* [GOAL OF THE EXERCISE] Please return all lines from the records below that include the string "join".

(EXERCISE INPUT)

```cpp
size_t carve(uint8_t* base, uint32_t M, uint32_t C, uint32_t max_chunks, Ws* w) {
    size_t off = 0;
    auto take = [&](size_t bytes) { uint8_t* p = base ? base + off : nullptr; off += align_up(bytes); return p; };
    const size_t W = (size_t)8 * 4 * M;
    const size_t WD = (size_t)DIGW * 4 * M;
    Ws t{};
    t.J.v = (uint64_t*)take(8ull * M); t.J.seed_ix = (uint32_t*)take(4ull * M); t.J.proof_ix = (uint32_t*)take(4ull * M);
    t.J.bl_plus = (int32_t*)take(4ull * M); t.J.bl_minus = (int32_t*)take(4ull * M); t.J.kind = (uint8_t*)take(M);
    t.J.proof_off = (uint64_t*)take(8ull * M); t.J.commit_off = (uint64_t*)take(8ull * M);
    t.J.ct_v = (uint64_t*)take(8ull * C); t.J.ct_seed_ix = (uint32_t*)take(4ull * C); t.J.ct_bl_ix = (uint32_t*)take(4ull * C); t.J.ct_off = (uint64_t*)take(8ull * C);
    t.V.wbits = dev().edg.wbits; t.T.wbits = dev().edg.wbits;
    t.V.M = M; t.V.v = t.J.v; t.V.seed_ix = t.J.seed_ix; t.V.proof_ix = t.J.proof_ix; t.V.bl_plus = t.J.bl_plus; t.V.bl_minus = t.J.bl_minus;
    t.V.kind = t.J.kind; t.V.proof_off = t.J.proof_off; t.V.commit_off = t.J.commit_off;
    t.V.tape = (uint32_t*)take(W * TAPE_SLOTS); t.V.gamma = (uint32_t*)take(W);
    t.V.d1 = (uint32_t*)take(WD * P1_NSLOTS); t.V.d2 = (uint32_t*)take(WD * P2_NSLOTS); t.V.dr = (uint32_t*)take(WD * PR_NSLOTS);
    t.V.yinvpow = (uint32_t*)take(W * 64); t.V.ypq = (uint32_t*)take(W * 32); t.V.r0 = (uint32_t*)take(W * 64); t.V.r1 = (uint32_t*)take(W * 64);
    t.V.pp = (uint32_t*)take(W * 192); t.V.ab = (uint32_t*)take(W * 256); t.V.gh = (uint32_t*)take(W * 128);
    t.V.scal = (uint32_t*)take(W * SC_NUM); t.V.tstate = (uint32_t*)take(4ull * 52 * M); t.V.enc = (uint32_t*)take(W * 3);
    t.partial = (uint32_t*)take((size_t)max_chunks * GE_W * 4 * M);
    t.sums = (uint32_t*)take((size_t)3 * GE_W * 4 * M);
    t.T.C = C; t.T.v = t.J.ct_v; t.T.seed_ix = t.J.ct_seed_ix; t.T.bl_ix = t.J.ct_bl_ix;
    t.T.digits = (uint32_t*)take((size_t)2 * DIGW * 4 * C);
    t.ct_partial = (uint32_t*)take((size_t)(dev().ct.max_chunks ? dev().ct.max_chunks : 2) * GE_W * 4 * C);
    t.ct_enc = (uint32_t*)take((size_t)8 * 4 * C);
    t.ct_sums = (uint32_t*)take((size_t)GE_W * 4 * C);
    t.ct_off = t.J.ct_off;
// ... 35 lines not shown
    ReduceView R; R.rows = rows; R.ntargets = D.ntargets; R.partial = partial; R.target_chunk_begin = D.target_chunk_begin;
    R.enc = enc; R.out_off = out_off; R.out = out; R.corr = nullptr;
    ZKP_TRACED("k_sum_t<EdMsm>", st, launch_sum_ed(R, sums, st));
    ZKP_TRACED("k_encode", st, k_encode<<<dim3((rows + TW - 1) / TW, D.ntargets), TW, 0, st>>>(R, sums));
    return 0;
}
int msm_and_encode(const LayoutSet& S, uint32_t rows, const uint32_t* digits, uint32_t* partial, uint32_t* sums, uint32_t* enc, const uint64_t* out_off, uint8_t* out, hipStream_t st) {
    const DevLayout& D = pick_layout(S, rows);
    int rc = launch_msm(D, rows, digits, partial, st);
    if (rc) return rc;
    return launch_reduce(D, rows, partial, sums, enc, out_off, out, st);
}

int run_pipeline(const Ws& w, uint32_t M, uint32_t C, hipStream_t st, SubBatch& lane) {
    int rc;
    const dim3 gj((M + TB - 1) / TB), gw((M + TW - 1) / TW);
    const uint32_t n = w.V.n, lg = w.V.lg;
    const Device::Family& F = dev().fam[lg - 3];
    const bool forked = C != 0 && M != 0;
    if (C) {
        hipStream_t cs = forked ? lane.side : st;
        if (forked) { HIP_TRY(hipEventRecord(lane.side_go, st)); HIP_TRY(hipStreamWaitEvent(cs, lane.side_go, 0)); }
        ZKP_TRACED("k_ctask", cs, k_ctask<<<(C + TB - 1) / TB, TB, 0, cs>>>(w.T));
        if ((rc = msm_and_encode(dev().ct, C, w.T.digits, w.ct_partial, w.ct_sums, w.ct_enc, w.ct_off, w.V.out, cs))) return rc;
        if (forked) HIP_TRY(hipEventRecord(lane.side_done, cs));
    }
    if (M == 0) { HIP_TRY(hipGetLastError()); return 0; }
    ZKP_TRACED("k_tape", st, k_tape<<<dim3(gj.x, tape_slots(n) + 1), TB, 0, st>>>(w.V));
    if ((rc = msm_and_encode(F.p1, M, w.V.d1, w.partial, w.sums, w.V.enc, nullptr, nullptr, st))) return rc;
    ZKP_TRACED("k_transcript1", st, k_transcript1<<<gw, TW, 0, st>>>(w.V));
    ZKP_TRACED("k_poly", st, k_poly<<<dim3(gj.x, n), TB, 0, st>>>(w.V));
    ZKP_TRACED("k_poly_sum", st, k_poly_sum<<<(M + 7) / 8, TW, 0, st>>>(w.V));
    if ((rc = msm_and_encode(dev().p2, M, w.V.d2, w.partial, w.sums, w.V.enc, nullptr, nullptr, st))) return rc;
    ZKP_TRACED("k_transcript2", st, k_transcript2<<<gw, TW, 0, st>>>(w.V));
    ZKP_TRACED("k_lr_init", st, k_lr_init<<<dim3(gj.x, n), TB, 0, st>>>(w.V));
    for (uint32_t r = 0; r < lg; r++) {
        ZKP_TRACED("k_round_prep", st, k_round_prep<<<dim3(gj.x, n), TB, 0, st>>>(w.V, r));
        ZKP_TRACED("k_round_sum", st, k_round_sum<<<gw, TW, 0, st>>>(w.V, r));
        if ((rc = msm_and_encode(F.rd[r], M, w.V.dr, w.partial, w.sums, w.V.enc, nullptr, nullptr, st))) return rc;
        ZKP_TRACED("k_transcript_round", st, k_transcript_round<<<gw, TW, 0, st>>>(w.V, r));
    }
    if (forked) HIP_TRY(hipStreamWaitEvent(st, lane.side_done, 0));
    HIP_TRY(hipGetLastError());
    return 0;
}

__global__ void k_any_failed(const int32_t* status, uint32_t n, int* flag) {
    const uint32_t i = blockIdx.x * blockDim.x + threadIdx.x;
    if (i < n && status[i] != 0) atomicOr(flag, 1);
}

int prove_range_device_locked(uint64_t n, const uint64_t* d_value, const uint64_t* d_min, const uint64_t* d_max, uint32_t lg,
                              const uint8_t* d_seeds, uint8_t* d_out, uint64_t stride, uint32_t* d_out_len, int32_t* d_status,
                              hipStream_t st, int* any_failed, int slot_hint = -1) {
    if (n == 0) { if (any_failed) *any_failed = 0; return 0; }
// ... 234 lines not shown
    t_sel = 0;
    for (Device* d : shards) {
        std::lock_guard<std::mutex> lk(d->mu);
        if (!d->ready) continue;
        Device* prev = t_dev; t_dev = d;
        (void)hipSetDevice(d->hip_dev);
        (void)hipDeviceSynchronize();
        batch_release_all();
        g16_release_all();
        bpv_release_all();
        stark_release_all();
        d->pool.release_all();
        for (auto& sb : d->sub) release_sub(sb);
        d->msm_prio_now = 0;
        release_edg_table();
        free_set(d->p2); free_set(d->ct);
        for (auto& F : d->fam) { free_set(F.p1); for (auto& s : F.rd) free_set(s); F.ready = false; }
        trace_release();
        for (auto& K : d->prof) { for (auto& e : K.ev_pool) { (void)hipEventDestroy(e.first); (void)hipEventDestroy(e.second); } K = Device::KProf(); }
        d->g16_verify = Device::G16VerifyStats();
        (void)hipStreamDestroy(d->stream); d->stream = nullptr;
        d->ready = false; d->bp_ready = false; d->profiling = false; d->max_chunks = 0; d->next_slot = 0; d->generation++;
        t_dev = prev;
    }
} ZKP_API_CATCH_VOID

void zkp_hip_profile_enable(int on) try {
    std::vector<Device*> shards;
    { Registry& R = registry(); std::lock_guard<std::mutex> lk(R.mu); shards = R.shards; }
    for (Device* d : shards) { std::lock_guard<std::mutex> dl(d->mu); d->profiling = on != 0; }
// ... 131 lines not shown
```

Before: 329,500.

## Run Bulletproof Merlin transcripts cooperatively across 32 lanes per job

Replaces the one-thread-per-job Strobe/Keccak transcript kernels with a cooperative version. Each job's 25-lane Keccak state is spread across 32 lanes of a wave using ds_bpermute shuffles, and the scalar tails (inversions, powers, proof writes) are then done by one thread per job from shared memory. It also precomputes the fixed transcript prefix per kind and size on the host and loads it instead of re-absorbing it. This targets the serial, LDS-heavy per-thread Keccak latency in the transcript steps. In exchange it uses many more threads per job and adds block syncs and some idle lanes during the tails.

```diff
diff --git a/__graft_entry__.py b/__graft_entry__.py
--- a/__graft_entry__.py
+++ b/__graft_entry__.py
@@ -70,7 +70,7 @@
     out = os.path.join(EMUL_DIR, "_build")
     os.makedirs(out, exist_ok=True)
     hdrs = [os.path.join(CSRC, f) for f in os.listdir(CSRC) if f.endswith(".h")]
-    for name in ("emul_math", "emul_bp", "emul_bn254", "emul_g16", "emul_stark", "emul_g16_localise"):
+    for name in ("emul_math", "emul_bp", "emul_bn254", "emul_g16", "emul_stark", "emul_g16_localise", "emul_transcript_lanes"):
         so, src = os.path.join(out, "lib%s.so" % name), os.path.join(EMUL_DIR, name + ".cpp")
         if not force and _newer(so, hdrs + [src]):
             continue
diff --git a/libzkp_amd/csrc/bp_steps.h b/libzkp_amd/csrc/bp_steps.h
--- a/libzkp_amd/csrc/bp_steps.h
+++ b/libzkp_amd/csrc/bp_steps.h
@@ -3,6 +3,7 @@
 #include "sc25519.h"
 #include "ge25519.h"
 #include "keccak.h"
+#include "keccak_lanes.h"
 
 namespace zkp {
 
@@ -49,6 +50,7 @@
     uint32_t* scal;
     uint32_t* tstate;
     uint32_t* enc;
+    const uint32_t* tprefix = nullptr;
 };
 
 ZKP_HD inline sc ld_sc(const uint32_t* p, uint32_t idx, uint32_t row, uint32_t rows) {
@@ -202,9 +204,8 @@
 }
 ZKP_HD inline void merlin_append_scalar(Strobe& s, const char* label, uint32_t label_len, const sc& raw) { merlin_append_words(s, label, label_len, raw.v, 8); }
 
-ZKP_HD inline void step_transcript1(const BpView& V, uint32_t job, Strobe& s) {
-    const uint32_t M = V.M;
-    switch (V.kind[job]) {
+ZKP_HD inline void transcript_prefix(Strobe& s, uint32_t kind, uint32_t n) {
+    switch (kind) {
         case KIND_RANGE_MIN: merlin_init(s, "libzkp_range_min", 16); break;
         case KIND_RANGE_MAX: merlin_init(s, "libzkp_range_max", 16); break;
         case KIND_THRESHOLD: merlin_init(s, "libzkp_threshold", 16); break;
@@ -212,15 +213,22 @@
         default: merlin_init(s, "libzkp_bulletproof", 18); break;
     }
     merlin_append_bytes(s, "dom-sep", 7, "rangeproof v1", 13);
-    merlin_append_u64(s, "n", 1, V.n);
+    merlin_append_u64(s, "n", 1, n);
     merlin_append_u64(s, "m", 1, 1);
-    const sc Ve = ld_sc(V.enc, 0, job, M), Ae = ld_sc(V.enc, 1, job, M), Se = ld_sc(V.enc, 2, job, M);
-    merlin_append_words(s, "V", 1, Ve.v, 8);
-    merlin_append_words(s, "A", 1, Ae.v, 8);
-    merlin_append_words(s, "S", 1, Se.v, 8);
-    const sc y = merlin_challenge_scalar(s, "y", 1);
-    const sc z = merlin_challenge_scalar(s, "z", 1);
-    strobe_save(V, job, s);
+}
+constexpr uint32_t TPREFIX_W = 52, TPREFIX_N = KIND_NUM * 4;
+ZKP_HD inline uint32_t tprefix_entry(uint32_t kind, uint32_t lg) { return (kind < KIND_NUM ? kind : (uint32_t)KIND_BULLETPROOF) * 4 + (lg - 3); }
+inline void host_build_tprefix(uint32_t out[TPREFIX_N * TPREFIX_W]) {
+    for (uint32_t kind = 0; kind < KIND_NUM; kind++) for (uint32_t lg = 3; lg <= 6; lg++) {
+        uint32_t* e = out + (size_t)tprefix_entry(kind, lg) * TPREFIX_W;
+        Strobe s; s.base = e; s.stride = 1; s.pos = 0; s.pos_begin = 0;
+        transcript_prefix(s, kind, 1u << lg);
+        e[50] = s.pos; e[51] = s.pos_begin;
+    }
+}
+ZKP_HD inline void transcript1_tail(const BpView& V, uint32_t job, const uint32_t* ch) {
+    const uint32_t M = V.M;
+    const sc y = sc_from_wide(ch), z = sc_from_wide(ch + 16);
     st_sc(V.scal, SC_Y, job, M, y);
     st_sc(V.scal, SC_Z, job, M, z);
     const sc yinv = sc_invert(y);
@@ -231,9 +239,33 @@
         sc q = sc_one();
         for (uint32_t a = 0; a < 8; a++) { st_sc(V.ypq, 16 * h + 8 + a, job, M, q); q = sc_mul(q, p); }
     }
+    const sc Ve = ld_sc(V.enc, 0, job, M), Ae = ld_sc(V.enc, 1, job, M), Se = ld_sc(V.enc, 2, job, M);
     uint8_t* pr = V.out + V.proof_off[job];
     put_bytes(pr, Ae.v, 8); put_bytes(pr + 32, Se.v, 8);
     put_bytes(V.out + V.commit_off[job], Ve.v, 8);
+}
+ZKP_HD inline void step_transcript1(const BpView& V, uint32_t job, Strobe& s) {
+    const uint32_t M = V.M;
+    transcript_prefix(s, V.kind[job], V.n);
+    const sc Ve = ld_sc(V.enc, 0, job, M), Ae = ld_sc(V.enc, 1, job, M), Se = ld_sc(V.enc, 2, job, M);
+    merlin_append_words(s, "V", 1, Ve.v, 8);
+    merlin_append_words(s, "A", 1, Ae.v, 8);
+    merlin_append_words(s, "S", 1, Se.v, 8);
+    uint32_t ch[32];
+    merlin_challenge_words(s, "y", 1, ch, 16);
+    merlin_challenge_words(s, "z", 1, ch + 16, 16);
+    strobe_save(V, job, s);
+    transcript1_tail(V, job, ch);
+}
+template <class P> ZKP_HD inline void coop_transcript1_sponge(const BpView& V, uint32_t job, uint32_t* ch) {
+    const size_t M = V.M;
+    KlStrobe<P> s; kl_load(s, V.tprefix + (size_t)tprefix_entry(V.kind[job], V.lg) * TPREFIX_W, 1);
+    kl_append(s, "V", 1, KlWords{V.enc + job, M}, 32);
+    kl_append(s, "A", 1, KlWords{V.enc + 8 * M + job, M}, 32);
+    kl_append(s, "S", 1, KlWords{V.enc + 16 * M + job, M}, 32);
+    kl_challenge(s, "y", 1, (uint8_t*)ch, 64);
+    kl_challenge(s, "z", 1, (uint8_t*)(ch + 16), 64);
+    kl_save(s, V.tstate + job, M);
 }
 
 ZKP_HD inline void step_poly(const BpView& V, uint32_t i, uint32_t job) {
@@ -279,13 +311,10 @@
     for (uint32_t p = 1; p < 8; p++) t = triple_add(t, step_poly_sum_part(V, p, job));
     step_poly_sum_finish(V, job, t);
 }
-ZKP_HD inline void step_transcript2(const BpView& V, uint32_t job, Strobe& s) {
-    const uint32_t M = V.M;
-    strobe_load(V, job, s);
+ZKP_HD inline void transcript2_tail(const BpView& V, uint32_t job, const uint32_t* ch, uint32_t* raw) {
+    const uint32_t M = V.M;
     const sc T1e = ld_sc(V.enc, 0, job, M), T2e = ld_sc(V.enc, 1, job, M);
-    merlin_append_words(s, "T_1", 3, T1e.v, 8);
-    merlin_append_words(s, "T_2", 3, T2e.v, 8);
-    const sc x = merlin_challenge_scalar(s, "x", 1);
+    const sc x = sc_from_wide(ch);
     const sc xx = sc_mul(x, x);
     const sc z = ld_sc(V.scal, SC_Z, job, M), zz = sc_mul(z, z);
     const sc t0 = ld_sc(V.scal, SC_T0, job, M), t1 = ld_sc(V.scal, SC_T1, job, M), t2 = ld_sc(V.scal, SC_T2, job, M);
@@ -294,18 +323,47 @@
     const sc t_x_bl = sc_add(sc_add(sc_mul(zz, ld_sc(V.gamma, 0, job, M)), sc_mul(t1_bl, x)), sc_mul(t2_bl, xx));
     const sc e_bl = sc_add(ld_sc(V.tape, 0, job, M), sc_mul(ld_sc(V.tape, 1, job, M), x));
     const sc r_tx = sc_to_raw(t_x), r_txb = sc_to_raw(t_x_bl), r_eb = sc_to_raw(e_bl);
-    merlin_append_scalar(s, "t_x", 3, r_tx);
-    merlin_append_scalar(s, "t_x_blinding", 12, r_txb);
-    merlin_append_scalar(s, "e_blinding", 10, r_eb);
+    ZKP_UNROLL for (int k = 0; k < 8; k++) { raw[k] = r_tx.v[k]; raw[8 + k] = r_txb.v[k]; raw[16 + k] = r_eb.v[k]; }
+    st_sc(V.scal, SC_X, job, M, x);
+    uint8_t* pr = V.out + V.proof_off[job];
+    put_bytes(pr + 64, T1e.v, 8); put_bytes(pr + 96, T2e.v, 8);
+    put_bytes(pr + 128, r_tx.v, 8); put_bytes(pr + 160, r_txb.v, 8); put_bytes(pr + 192, r_eb.v, 8);
+}
+ZKP_HD inline void step_transcript2(const BpView& V, uint32_t job, Strobe& s) {
+    const uint32_t M = V.M;
+    strobe_load(V, job, s);
+    const sc T1e = ld_sc(V.enc, 0, job, M), T2e = ld_sc(V.enc, 1, job, M);
+    merlin_append_words(s, "T_1", 3, T1e.v, 8);
+    merlin_append_words(s, "T_2", 3, T2e.v, 8);
+    uint32_t ch[16], raw[24];
+    merlin_challenge_words(s, "x", 1, ch, 16);
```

(End EXERCISE INPUT)

* [SOLUTION BELOW]
     out = os.path.join(EMUL_DIR, "_build")
     hdrs = [os.path.join(CSRC, f) for f in os.listdir(CSRC) if f.endswith(".h")]
         so, src = os.path.join(out, "lib%s.so" % name), os.path.join(EMUL_DIR, name + ".cpp")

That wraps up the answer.